======== The input ========

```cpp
struct Run {
    dffw_engine *e;
    hipStream_t s;
    Arena arena;
    bool dry;
    char *ws;
    int err = DFFW_OK;
    const dffw_tap *taps = nullptr;
    int n_taps = 0;

    hipStream_t main_s;
    bool concurrent = false;
    bool forked = false;
    int ev_next = 0;
    unsigned side_open = 0;
    std::vector<void *> deferred;

    const Switches sw;

    Run(dffw_engine *e_, hipStream_t s_, bool dry_, char *ws_, int64_t cap)
        : e(e_), s(s_), arena(cap), dry(dry_), ws(ws_), main_s(s_), sw(Switches::read()) {
        if (sw.debug_flags & 1) err = fail(DFFW_EINVAL, "DFFW_DEBUG_FLAGS bit 0 (skip the footprint fill) is not supported; use 2 (no MFMA loop), 4 (no stores) or 6");
    }

    bool ok() const { return err == DFFW_OK; }

    void enable_concurrency() {
        concurrent = true;
        if (!dry && ok() && e->ensure_side() != DFFW_OK) err = DFFW_EHIP;
    }
    void fork(int k) {
        if (!concurrent || dry || !ok()) return;
        hipEvent_t v = e->ev[ev_next++ % dffw_engine::NEV];
        check(hipEventRecord(v, main_s), "fork record");
        check(hipStreamWaitEvent(e->side[k], v, 0), "fork wait");
        fork_mark(k);
    }
    void on(int k) { s = (concurrent && !dry && k >= 0) ? e->side[k] : main_s; }
    void fork_mark(int k) { side_open |= 1u << k; }
    void join(int k) {
        if (!concurrent || dry || !e->side[k]) return;
        hipEvent_t v = e->ev[ev_next++ % dffw_engine::NEV];
        const hipError_t h1 = hipEventRecord(v, e->side[k]);
        const hipError_t h2 = h1 == hipSuccess ? hipStreamWaitEvent(main_s, v, 0) : h1;
        side_open &= ~(1u << k);
        if (ok()) check(h2, "join");
    }
    ~Run() {
        for (int k = 0; k < dffw_engine::NSIDE; ++k)
            if (side_open & (1u << k)) join(k);
    }
    void release_deferred() {
        for (void *p : deferred) arena.release(dry ? (int64_t)(uintptr_t)p - 256 : (int64_t)((char *)p - ws));
        deferred.clear();
    }

    void *raw(int64_t bytes) {
        if (!ok()) return nullptr;
        const int64_t off = arena.alloc(bytes);
        if (off < 0) {
            err = fail(DFFW_ENOMEM, "workspace too small (need more than the %lld bytes given)", (long long)bytes);
            return nullptr;
        }
        return dry ? (void *)(uintptr_t)(off + 256) : (void *)(ws + off);
    }
    void drop_raw(void *p) {
        if (!p) return;
        if (forked) {
            deferred.push_back(p);
            return;
        }
        arena.release(dry ? (int64_t)(uintptr_t)p - 256 : (int64_t)((char *)p - ws));
    }
    Act act(int B, int N, int H, int W, int C) {
        Act a;
        a.B = B; a.N = N; a.H = H; a.W = W; a.C = C;
        a.p = (uint16_t *)raw(a.pixels() * prec_parts(e->prec) * C * (int64_t)sizeof(uint16_t));
        return a;
    }
    void drop(Act &a) {
        drop_raw(a.p);
        a.p = nullptr;
    }
    void check(hipError_t h, const char *what) {
        if (ok() && h != hipSuccess) err = fail(DFFW_EHIP, "%s: %s", what, hipGetErrorString(h));
    }
    void prof_begin(const char *kernel, const std::string &layer, double flops, double bytes, const char *suffix = "") {
        if (!e->profiling || dry || !ok()) return;
        ProfRec pr;
        pr.kernel = kernel;
        pr.layer = layer + suffix;
        pr.flops = flops;
        pr.bytes = bytes;
        check(hipEventCreate(&pr.e0), "hipEventCreate");
        check(hipEventCreate(&pr.e1), "hipEventCreate");
        if (ok()) check(hipEventRecord(pr.e0, s), "hipEventRecord");
        e->recs.push_back(pr);
    }
    void prof_end() {
        if (!e->profiling || dry || !ok() || e->recs.empty()) return;
        check(hipEventRecord(e->recs.back().e1, s), "hipEventRecord");
    }
    double elem_bytes() const { return 2.0 * prec_parts(e->prec); }
    template <class Go>
    void launch_unnamed(const char *kernel, const std::string &layer, const char *suffix, double flops, double bytes, const char *what, size_t trace_words, Go &&go) {
        prof_begin(kernel, layer, flops, bytes, suffix);
        unsigned long long *trace = trace_words ? trace_begin(layer, trace_words) : nullptr;
        check(go(trace), what);
        prof_end();
    }
    template <class Go>
    void launch(const char *kernel, const std::string &layer, const char *suffix, double flops, double bytes, const char *what, size_t trace_words, Go &&go) {
        dffw_set_last_conv_kernel(kernel);
        launch_unnamed(kernel, layer, suffix, flops, bytes, what, trace_words, go);
    }
    const uint16_t *zero_page() {
        if (e->ensure_zero_page() != DFFW_OK) err = DFFW_EHIP;
        return ok() ? e->zero_page : nullptr;
    }
    const PackedConv *layer(const std::string &name) const {
        auto it = e->convs.find(name);
        return it == e->convs.end() ? nullptr : &it->second;
    }

    unsigned long long *trace_dev = nullptr;
    size_t trace_n = 0;
    static constexpr size_t STEP_TRACE_WORDS = (size_t)1024 * 4 * 32 * 8;
    unsigned long long *trace_begin(const std::string &layer, size_t words) {
        if (dry || !ok() || !sw.tracing(layer)) return nullptr;
        trace_n = words;
        check(hipMalloc((void **)&trace_dev, trace_n * 8), "trace alloc");
        if (ok()) check(hipMemsetAsync(trace_dev, 0, trace_n * 8, s), "trace memset");
        return ok() ? trace_dev : nullptr;
    }
    void trace_end() {
        if (!trace_dev) return;
        if (ok()) {
            std::vector<unsigned long long> host(trace_n);
            check(hipStreamSynchronize(s), "trace sync");
            check(hipMemcpy(host.data(), trace_dev, trace_n * 8, hipMemcpyDeviceToHost), "trace copy");
            if (FILE *f = fopen(sw.trace_out, "wb")) {
                fwrite(host.data(), 8, host.size(), f);
                fclose(f);
            }
        }
        (void)hipFree(trace_dev);
        trace_dev = nullptr;
    }

    bool tiled(const std::string &name, int gH, int gW) const {
        const PackedConv *pc = layer(name);
        return pc && conv_tiled(*pc, sw, gH, gW);
    }
    bool sums_conv_ok(const std::string &name, int B, int N, int H, int W) const {
        const PackedConv *pc = layer(name);
        return pc && conv_sums_ok(*pc, sw, B, N, H, W);
    }

    Act conv(const std::string &name, const Act &in0, const ConvOpt &o = ConvOpt());

    Act pool(const Act &x, int mode, int k) {
        Act out = act(x.B, x.N, x.H / k, x.W / k, x.C);
        if (ok() && !dry) {
            char kn[48];
            snprintf(kn, sizeof kn, "dffw::pool_kernel<%d>", e->prec);
            launch_unnamed(kn, mode == 0 ? "maxpool" : "avgpool", "", 0.0, (double)(x.pixels() + out.pixels()) * x.C * elem_bytes(), "pool", 0,
                           [&](unsigned long long *) { return launch_pool(e->prec, mode, k, x.p, out.p, x.B, x.N, x.H, x.W, x.C, s); });
        }
        return out;
    }

    void tap(const char *name, const Act &a) {
        if (!ok() || dry) return;
        for (int i = 0; i < n_taps; ++i)
            if (!strcmp(taps[i].name, name)) {
                const int64_t n = a.pixels() * a.C;
                if (taps[i].numel != n) {
                    err = fail(DFFW_EINVAL, "tap %s holds %lld elements, caller gave %lld", name, (long long)n, (long long)taps[i].numel);
                    return;
                }
                check(launch_to_ncdhw(e->prec, a.p, taps[i].dst, a.B, a.C, a.N, a.H, a.W, s), name);
            }
    }
    void tap_f32(const char *name, const float *p, int64_t n) {
        if (!ok() || dry) return;
        for (int i = 0; i < n_taps; ++i)
            if (!strcmp(taps[i].name, name)) {
                if (taps[i].numel != n) {
                    err = fail(DFFW_EINVAL, "tap %s holds %lld elements, caller gave %lld", name, (long long)n, (long long)taps[i].numel);
                    return;
                }
                check(hipMemcpyAsync(taps[i].dst, p, n * sizeof(float), hipMemcpyDeviceToDevice, s), name);
            }
    }
};

int run_depth(Run &r, const float *FS, const float *fd, const int64_t fst[4], int B, int N, int H, int W, float *const out[4], const RawStack *raw = nullptr);
int run_e2e(Run &r, const float *FS, const float *fd, const int64_t fst[4], const float *fov, int B, int N, int H, int W, float *const out[4], float *aligned);
Act of_block(Run &r, const std::string &p, const Act &x);
Act of_first_block(Run &r, const std::string &p0, const float *FS, int B, int N, int H, int W);
void head_tail(Run &r, const std::string &hp, const std::string &label, Act &y0, float *alpha, float *rawh);
void head_tail_stored(Run &r, const std::string &hp, const std::string &label, Act &y2, float *alpha, float *rawh);
Act srd(Run &r, const std::string &p, Act &x, bool drop_x, Act *pooled = nullptr);
Act efd(Run &r, const std::string &p, const Act &x, Act *pooled = nullptr);
std::vector<LayerDef> srd_layers(const std::string &p, int c);
std::vector<LayerDef> efd_layers(const std::string &p, int cin, int cout);
std::vector<LayerDef> of_block_layers(const std::string &p, int cin, int cout, int s);
std::vector<LayerDef> alpha_head_layers(const std::string &p, int cin, int c);

}
```

dffinthewild_amd/engine.py:

```python
import ctypes
import os
import threading
import types
from ctypes import POINTER, byref, c_char_p, c_float, c_int, c_int64, c_void_p

import numpy as np
import torch

_HERE = os.path.dirname(os.path.abspath(__file__))
LIB_PATH = os.environ.get("DFFW_LIB_PATH") or os.path.join(_HERE, "libdffw.so")

PRECISIONS = {"bf16x3": 0, "fp16": 1, "bf16": 2}
NET_DEPTH = 0
NET_E2E = 1


class DffwError(RuntimeError):
    pass


class _Tensor(ctypes.Structure):
    _fields_ = [("name", c_char_p), ("data", POINTER(c_float)), ("numel", c_int64)]


class _Tap(ctypes.Structure):
    _fields_ = [("name", c_char_p), ("dst", c_void_p), ("numel", c_int64)]


class _Prof(ctypes.Structure):
    _fields_ = [("kernel", c_char_p), ("layer", c_char_p), ("flops", ctypes.c_double), ("bytes", ctypes.c_double),
                ("ms", c_float)]


class AdamTensor(ctypes.Structure):
    _fields_ = [("param", c_void_p), ("grad", c_void_p), ("exp_avg", c_void_p), ("exp_avg_sq", c_void_p), ("numel", c_int64)]


assert ctypes.sizeof(AdamTensor) == 40


class SimParams(ctypes.Structure):
    _fields_ = [("pixel_per_meter", ctypes.c_double), ("min_depth", ctypes.c_double), ("max_depth", ctypes.c_double),
                ("min_focus", ctypes.c_double), ("max_focus", ctypes.c_double), ("num_planes", c_int), ("max_radius", c_int)]
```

========

» What to work on
Search the data for the string "profiling" and copy every line where it appears.

» Exercise output
        if (!e->profiling || dry || !ok()) return;
        if (!e->profiling || dry || !ok() || e->recs.empty()) return;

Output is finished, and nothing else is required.